As IT revolutionized the financial sector through the 1980s and 90s, advanced analytics will reshape the financial playing field. Robert Kugel of SVP Research observed that “now a new generation of finance department leaders is emerging. These are people young enough to have grown up with technology and are more demanding of software and systems to produce results. The time is ripe for change, and it’s up them to drive finance departments to be more strategic in their use of analytics.”
Analytics as Risk Mitigation
Risk is a fundamental precept, and an inevitable part, of business. One way to minimize risk is through the use of analytics to provide knowledge of how to act and react across business lines. Recognizing patterns and trends, for example, allows an enterprise to optimize advertising and promotional expenditures, thus minimizing marketing fund waste. Monitoring insurance claim data in real-time can immediately flag erroneous information and detect fraudulent activity.
Knowing customer preferences minimizes the risk of releasing a product not well-received by customers. Rather, such knowledge stacks the deck in favor of products designed for customer needs. Conversely, analytics that predict adverse events (like natural disasters) allow business and government agencies to mitigate or prevent the risks associated with those events.

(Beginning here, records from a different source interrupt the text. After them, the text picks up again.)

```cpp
__global__ void handoff_poll_kernel(const unsigned* unit_xchg, const unsigned* coupling_xchg, unsigned* host_words) {
  if (threadIdx.x == 0) {
    host_words[0] = unit_xchg ? unit_xchg[0] : 0u;
// ... 349 lines not shown
  auto wgrads_wait_lanes = [&]() -> int {
    int r0 = join_lanes(f, lanes, ws_stream); if (r0) return r0;
    if (side_delay > 0 && f->use_side) return ipoke_spin_delay(side_delay, wstream);
    return IPOKE_OK;
  };
  rc = ensure_tables(f, B, c.plan); if (rc) return rc;
  int pend_lo = -1, pend_hi = -1, pend_op = -1;
  auto flush_mcf = [&]() -> int {
    if (pend_lo < 0) return IPOKE_OK;
    const Op& op = f->ops[pend_op];
    const int nb = pend_hi - pend_lo + 1;
    int r = wgrads_wait_lanes(); if (r) return r;
    static const int mcf_cap = getenv("IPOKE_TN_MAX_WGS") ? atoi(getenv("IPOKE_TN_MAX_WGS")) : 0;
    ipoke_wgrad_desc w; std::memset(&w, 0, sizeof(w));
    w.NB = B; w.Di = 1; w.Hi = 8; w.Wi = 8; w.Do = 1; w.Ho = 8; w.Wo = 8; w.kd = w.kh = w.kw = 1; w.sd = w.sh = w.sw = 1;
    w.max_workgroups = f->use_side ? mcf_cap : 0;
    const int K2 = op.H + f->cfg.cond_channels;
    w.a_f32 = 0; w.a_sn = 64L * op.K2p; w.a_sh = 8L * op.K2p; w.a_sw = op.K2p; w.a_sc = 1; w.Kc_real = K2; w.Kc = op.K2p;
    w.ldy = op.K3p; w.Nout = 2 * op.C; w.w_sn = K2; w.w_sc = 1; w.w_st = 0;
    r = ipoke_conv_wgrad_batched(&w, reinterpret_cast<const unsigned char*>(f->d_w2tab) + (size_t)pend_lo * ipoke_wgrad_batch_entry_size(),
                                 nb, c.ws, c.ws, grads, c.dtype, wstream);
    if (r) return r;
    std::memset(&w, 0, sizeof(w));
    w.NB = B; w.Di = 1; w.Hi = 8; w.Wi = 8; w.Do = 1; w.Ho = 8; w.Wo = 8; w.kd = 1; w.kh = 2; w.kw = 3; w.sd = w.sh = w.sw = 1;
    w.max_workgroups = f->use_side ? mcf_cap : 0;
    if (f->mcf_xop) {
      w.a_f32 = 0; w.a_sn = 64L * op.Cp; w.a_sh = 8L * op.Cp; w.a_sw = op.Cp; w.a_sc = 1; w.Kc_real = op.Cp; w.Kc = op.Cp; w.Kc_store = op.C;
    } else {
      w.a_f32 = 1; w.a_sn = 64L * c.ld; w.a_sh = 8L * c.ld; w.a_sw = c.ld; w.a_sc = 1; w.Kc_real = op.C; w.Kc = op.Cp;
    }
    w.ldy = op.Hq; w.Nout = op.H; w.w_sn = (int64_t)op.C * 6; w.w_sc = 6; w.w_st = 1;
    r = ipoke_conv_wgrad_batched(&w, reinterpret_cast<const unsigned char*>(f->d_w1tab) + (size_t)pend_lo * ipoke_wgrad_batch_entry_size(),
                                 nb, c.ws, c.ws, grads, c.dtype, wstream);
    pend_lo = pend_hi = pend_op = -1;
    return r;
  };
  if (f->use_side) {
    hipEvent_t e = next_event(f);
    IPK_HIP(hipEventRecord(e, s)); IPK_HIP(hipStreamWaitEvent(f->side, e, 0));
  }
  hipStream_t rs = ready_stream ? ready_stream : s;
  const std::vector<std::pair<int, int>> pieces = backward_pieces(f, npieces);
  const int wgrad_adam_mode = getenv("IPOKE_WGRAD_ADAM") ? atoi(getenv("IPOKE_WGRAD_ADAM")) : 0;
  const bool wgrad_adam = wgrad_adam_mode != 0 && f->nadam.on && !getenv("IPOKE_PROBE_SKIP_ADAM") && f->c2_straight &&
                          c.dtype == IPOKE_BF16 && f->use_side && lanes.size() == 1 && hid % 128 == 0 && (int)f->ajobs.size() == f->n_nice && !f->cfg.condition_nice;
  std::function<int()> flush_nice_fn = []() { return (int)IPOKE_OK; };
  auto native_adam_range = [&](int64_t b0, int64_t b1, int max_blocks) -> int {
    const ipoke_flow::NativeAdam& A = f->nadam;
    float* pm = const_cast<float*>(params);
    void* rstream = reinterpret_cast<void*>(rs);
    if (f->c2_straight)
      return adam_range(f, pm, grads, A.m, A.v, A.vmax, const_cast<void*>(shadow), b0, b1, A.lr, A.beta1, A.beta2, A.eps, A.wd, A.step,
                        A.grad_scale, max_blocks, rstream, wgrad_adam);
    int r = ipoke_adam_amsgrad_step_grid(pm + b0, grads + b0, A.m + b0, A.v + b0, A.vmax + b0, b1 - b0, A.lr, A.beta1, A.beta2, A.eps, A.wd, A.step,
                                         A.grad_scale, max_blocks, rstream);
    if (r) return r;
    return prepare_range(f, params, const_cast<void*>(shadow), b0, b1, false, rstream);
  };
  auto finish_piece = [&](int lvl_lo, int lvl_hi, int piece) -> int {
    int r = flush_nice_fn(); if (r) return r;
    r = flush_mcf(); if (r) return r;
    r = join_lanes(f, lanes, rs); if (r) return r;
    if (f->use_side && f->side != rs) {
      hipEvent_t e = next_event(f);
      IPK_HIP(hipEventRecord(e, f->side)); IPK_HIP(hipStreamWaitEvent(rs, e, 0));
    }
    void* rstream = reinterpret_cast<void*>(rs);
    const int r0 = f->red_first[f->units[lvl_lo].op_lo], r1 = f->red_first[f->units[lvl_hi].op_hi];
    if (r1 > r0) {
      r = ipoke_reduce_rows_multi(reinterpret_cast<const float*>(c.ws), grads,
                                  reinterpret_cast<const unsigned char*>(f->d_redtab) + (size_t)r0 * ipoke_reduce_entry_size(), r1 - r0, B,
                                  rstream);
      if (r) return r;
    }
    int64_t p0[3] = {-1, -1, -1}, p1[3] = {-1, -1, -1};
    int wj0[3] = {0, 0, 0}, wj1[3] = {0, 0, 0}, rw0[3] = {0, 0, 0}, rw1[3] = {0, 0, 0};
    for (int u = lvl_lo; u <= lvl_hi; ++u) {
      const auto& un = f->units[u];
      const int k = un.kind;
      if (p0[k] < 0) { p0[k] = un.p_lo; wj0[k] = un.wj_lo; rw0[k] = un.row_lo; }
      p1[k] = un.p_hi; wj1[k] = un.wj_hi; rw1[k] = un.row_hi;
      if (un.p2_lo >= 0) { if (p0[2] < 0) p0[2] = un.p2_lo; p1[2] = un.p2_hi; }
    }
    for (int kind = 0; kind < 2; ++kind) {
      if (p0[kind] < 0) continue;
      r = ipoke_wn_bwd_multi_range(params, grads, c.wn_inv(), f->d_wjobs, wj0[kind], wj1[kind] - wj0[kind], rw0[kind],
                                   rw1[kind] - rw0[kind], rstream);
      if (r) return r;
    }
    static const bool probe_skip_adam = getenv("IPOKE_PROBE_SKIP_ADAM") != nullptr;
    if (f->nadam.on && !probe_skip_adam) {
      ipoke_flow::NativeAdam A = f->nadam;
      {
        static const int early = getenv("IPOKE_ADAM_EARLY_BLOCKS") ? atoi(getenv("IPOKE_ADAM_EARLY_BLOCKS")) : 0;
        static const int late = getenv("IPOKE_ADAM_LATE_PIECES") ? atoi(getenv("IPOKE_ADAM_LATE_PIECES")) : 3;
        if (early > 0 && piece < (int)pieces.size() - late) A.max_blocks = early;
      }
      for (int kind = 0; kind < 3; ++kind) {
        if (p0[kind] < 0 || p1[kind] <= p0[kind]) continue;
        r = native_adam_range(p0[kind], p1[kind], A.max_blocks); if (r) return r;
      }
    }
    if (ready)
      for (int kind = 0; kind < 3; ++kind)
        if (p0[kind] >= 0 && p1[kind] > p0[kind]) ready(user, piece, p0[kind], p1[kind]);
    return IPOKE_OK;
  };
  std::vector<int> pend_nice;
  auto flush_nice = [&]() -> int {
    if (pend_nice.empty()) return IPOKE_OK;
    int rc = wgrads_wait_lanes(); if (rc) return rc;
    static const int tn_cap = getenv("IPOKE_TN_MAX_WGS") ? atoi(getenv("IPOKE_TN_MAX_WGS")) : 0;
    size_t i0 = 0;
    while (i0 < pend_nice.size()) {
      const Op& op = f->ops[pend_nice[i0]];
      size_t i1 = i0 + 1;
      while (i1 < pend_nice.size()) {
        const Op& o2 = f->ops[pend_nice[i1]];
        if (o2.nice_idx != f->ops[pend_nice[i1 - 1]].nice_idx - 1 || o2.Kc1 != op.Kc1 || o2.cin != op.cin || o2.cout != op.cout ||
            o2.Kc3 != op.Kc3) break;
        ++i1;
      }
      const int nb = (int)(i1 - i0), lo = f->ops[pend_nice[i1 - 1]].nice_idx;
      ipoke_wgrad_desc w;
      auto base8 = [&](int k, int pad) {
        std::memset(&w, 0, sizeof(w));
        w.NB = B; w.Di = 1; w.Hi = 8; w.Wi = 8; w.Do = 1; w.Ho = 8; w.Wo = 8; w.kd = 1; w.kh = w.kw = k;
        w.sd = w.sh = w.sw = 1; w.ph = w.pw = pad;
        w.max_workgroups = f->use_side ? tn_cap : 0;
      };
      auto entries = [&](int k) {
        return reinterpret_cast<const unsigned char*>(f->d_ntab[k]) + (size_t)lo * ipoke_wgrad_batch_entry_size();
      };
      base8(3, 1);
      w.a_sn = 64L * op.hidK; w.a_sh = 8L * op.hidK; w.a_sw = op.hidK; w.a_sc = 1; w.Kc_real = op.hidK; w.Kc = op.hidK;
      w.ldy = op.Kc3; w.Nout = 2 * op.cout;
      w.w_sn = (int64_t)op.hidK * 9; w.w_sc = 9; w.w_st = 1;
      rc = ipoke_conv_wgrad_batched(&w, entries(2), nb, c.ws, c.ws, grads, c.dtype, wstream); if (rc) return rc;
      base8(1, 0);
      w.a_sn = 64L * hid; w.a_sh = 8L * hid; w.a_sw = hid; w.a_sc = 1; w.Kc_real = hid; w.Kc = hid;
      w.ldy = hid; w.Nout = hid;
      w.w_sn = hid; w.w_sc = 1; w.w_st = 0;
      ipoke_wgrad_adam wa;
      if (wgrad_adam) {
        const ipoke_flow::NativeAdam& A = f->nadam;
        wa.params = const_cast<float*>(params); wa.m = A.m; wa.v = A.v; wa.vmax = A.vmax;
        wa.operand = const_cast<unsigned char*>(c.shadow + c.shadow_base());
        wa.lr = A.lr; wa.beta1 = A.beta1; wa.beta2 = A.beta2; wa.eps = A.eps; wa.weight_decay = A.wd; wa.grad_scale = A.grad_scale; wa.step = A.step;
        wa.keep_grad = wgrad_adam_mode == 2;
        w.adam = &wa;
      }
      rc = ipoke_conv_wgrad_batched(&w, entries(1), nb, c.ws, c.ws, grads, c.dtype, wstream); if (rc) return rc;
      base8(3, 1);
      w.a_f32 = 0; w.a_sn = 64L * op.Kc1; w.a_sh = 8L * op.Kc1; w.a_sw = op.Kc1; w.a_sc = 1;
      w.Kc_real = op.Kc1; w.Kc = op.Kc1;
      w.ldy = hid; w.Nout = hid;
      w.w_sn = (int64_t)op.cin * 9; w.w_sc = 9; w.w_st = 1; w.Kc_store = op.cin;
      rc = ipoke_conv_wgrad_batched(&w, entries(0), nb, c.ws, c.ws, grads, c.dtype, wstream); if (rc) return rc;
      i0 = i1;
    }
    pend_nice.clear();
    return IPOKE_OK;
  };
  flush_nice_fn = flush_nice;
  static const int flush_min = getenv("IPOKE_NICE_FLUSH_MIN") ? atoi(getenv("IPOKE_NICE_FLUSH_MIN")) : 4;
  auto maybe_flush_nice = [&]() -> int { return (int)pend_nice.size() >= flush_min ? flush_nice() : (int)IPOKE_OK; };
  size_t pk = 0;
  int cur = 0;
  int pending_an = -1;
  const int64_t goff[2] = {c.plan.g0, c.plan.g1};
  for (int i = (int)f->ops.size() - 1; i >= 0; --i) {
    const Op& op = f->ops[i];
    if (op.unit_of >= 0 && i == op.unit_of + 5) {
      const int h = op.unit_of;
      rc = maybe_flush_nice(); if (rc) return rc;
      static const int lidx[4] = {0, 1, 3, 4};
      for (const Ctx& l : lanes) {
        ipoke_mcf_desc d4[4];
        for (int k = 0; k < 4; ++k) {
          const int j = h + lidx[k];
          const Op& mk = f->ops[j];
          mcf_desc(l, mk, d4[k]);
          d4[k].x = l.state(j);
// ... 164 lines not shown
```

So where yesterday’s business intelligence (BI) initiatives provided more descriptive and diagnostic information, today’s big data analytics can provide predictive and prescriptive information that suggests likely outcomes and courses of action, respectively, based on trends and current data. The capacity to preempt a risk, rather than merely react to it, is invaluable.
“Risk comes from not knowing what you’re doing.”
 The benefits of advanced analytics is not limited to businesses. In high schools, for example, student-related information on grades, suspensions, and course-load difficulty, may help estimate dropout rates and predict post-secondary success. Educators can use such data to develop personalized reports that improve teaching methods, provide parents with longitudinal evidence, and predict academic performance. Law enforcement can use analytics to predict and reduce crime in particular neighborhoods, and prevent acts of terrorism.
 Additional reading on analytics in the BFSI:
 From Michael Versace, Global Research Director at IDC Financial Insights on 17 June 2015 in the webinar “Analytics: The Core of Your Digital Strategy” … Opportunities for analytics (at the confluence of digital strategy and competition) in BFSI include disruptors like digital (non-branch) customers, avoiding scandals, and margin compression. About half the firms IDC polled in their 2015 FSI/IT Industry Research Organization survey were at least in a big data analytic pilot stage. Analytics ranked highest among their priorities vs. social media, mobility, cloud computing, and traditional IT.